▸ Assignment:
Below this sentence is a listing; return exactly its lines from the one with "const int32_t hi" to the one with "for (int q = 0;", both kept, and nothing more.

▸ Task inputs:

__device__ int32_t wave_lce_hbm(const uint8_t* __restrict__ R, int32_t a, const uint8_t* __restrict__ T, int32_t b,
                                int32_t maxlen) {
    const int lane = lane_id();
    for (int32_t off = 0; off < maxlen; off += 2048) {
        const int32_t my = off + 32 * lane;
        int32_t e = INT32_MAX;
        if (maxlen - my > 0) {
            uint32_t r[8], t[8];
            loadw<8>(R + a + my, r);
            loadw<8>(T + b + my, t);
            int pos = first_diff32(r, t);
            if (maxlen - my < 32 && pos > maxlen - my) pos = maxlen - my;
            if (pos < 32) e = my + pos;
        }
        const unsigned long long sm = __ballot(e != INT32_MAX);
        if (sm) {
            const int32_t m = lane_val(e, first_lane(sm));
            return m < maxlen ? m : maxlen;
        }
    }
    return maxlen > 0 ? maxlen : 0;
}

__device__ __forceinline__ int32_t ext_k(const WalkPtrs& A, WalkLds& L, BufPos& B, int32_t c, int32_t y) {
    const int32_t kp = A.kp;
    int32_t maxlen = A.nR - (c + kp);
    const int32_t mt = A.nT - (y + kp);
    if (mt < maxlen) maxlen = mt;
    const int32_t l = kp + wave_lce(A, L, B, c + kp, y + kp, maxlen);
    return l >= A.k ? l : 0;
}

constexpr uint32_t KEY_NONE = 0x40000000u;
struct RegWin {
    int32_t P, lo, n;
    uint32_t key[4];
    uint32_t vmask;
};

__device__ __forceinline__ void reg_window(const WalkPtrs& A, int32_t P, RegWin& W, const WalkLds* L = nullptr,
                                           const BufPos* B = nullptr) {
    const int lane = lane_id(), k = A.k;
    W.P = P;
    W.lo = P - A.m < 0 ? 0 : P - A.m;
    const int32_t hi = (P + A.m < A.nR - k) ? P + A.m : A.nR - k;
    W.n = hi - W.lo + 1;
    if (W.n < 0) W.n = 0;
    W.vmask = 0;
    W.key[0] = W.key[1] = W.key[2] = W.key[3] = KEY_NONE;
    const bool lds = L && B->has_r(W.lo, W.n + 20);
    const int i0 = 4 * lane;
    if (i0 >= W.n) return;
    uint32_t w[5];
    loadw_sel<5>(lds, lds ? L->rbuf : nullptr, lds ? W.lo - B->rb0 + i0 : 0, A.R + W.lo + i0, w);
    uint64_t code;
    uint32_t bad;
    pack_codes<5>(w, code, bad);
    const int kp = A.kp;
    const uint32_t MASK = (1u << (2 * kp)) - 1u, KM = (1u << kp) - 1u;
#pragma unroll
    for (int q = 0; q < 4; q++) {
        W.key[q] = (bad >> q) & KM ? exotic_key(A.R + W.lo + i0 + q, kp) : (uint32_t)(code >> (2 * q)) & MASK;
        if (i0 + q < W.n) W.vmask |= 1u << q;
        else W.key[q] = KEY_NONE;
    }
}

__device__ __forceinline__ uint32_t target_key_w(const WalkPtrs& A, int32_t y, const uint32_t (&w)[4]) {
    const int kp = A.kp;
    uint64_t code;
    uint32_t bad;
    pack_codes<4>(w, code, bad);
    return bad & ((1u << kp) - 1u) ? exotic_key(A.T + y, kp) : (uint32_t)code & ((1u << (2 * kp)) - 1u);
}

▸ Output for this task:
    const int32_t hi = (P + A.m < A.nR - k) ? P + A.m : A.nR - k;
    W.n = hi - W.lo + 1;
    if (W.n < 0) W.n = 0;
    W.vmask = 0;
    W.key[0] = W.key[1] = W.key[2] = W.key[3] = KEY_NONE;
    const bool lds = L && B->has_r(W.lo, W.n + 20);
    const int i0 = 4 * lane;
    if (i0 >= W.n) return;
    uint32_t w[5];
    loadw_sel<5>(lds, lds ? L->rbuf : nullptr, lds ? W.lo - B->rb0 + i0 : 0, A.R + W.lo + i0, w);
    uint64_t code;
    uint32_t bad;
    pack_codes<5>(w, code, bad);
    const int kp = A.kp;
    const uint32_t MASK = (1u << (2 * kp)) - 1u, KM = (1u << kp) - 1u;
#pragma unroll
    for (int q = 0; q < 4; q++) {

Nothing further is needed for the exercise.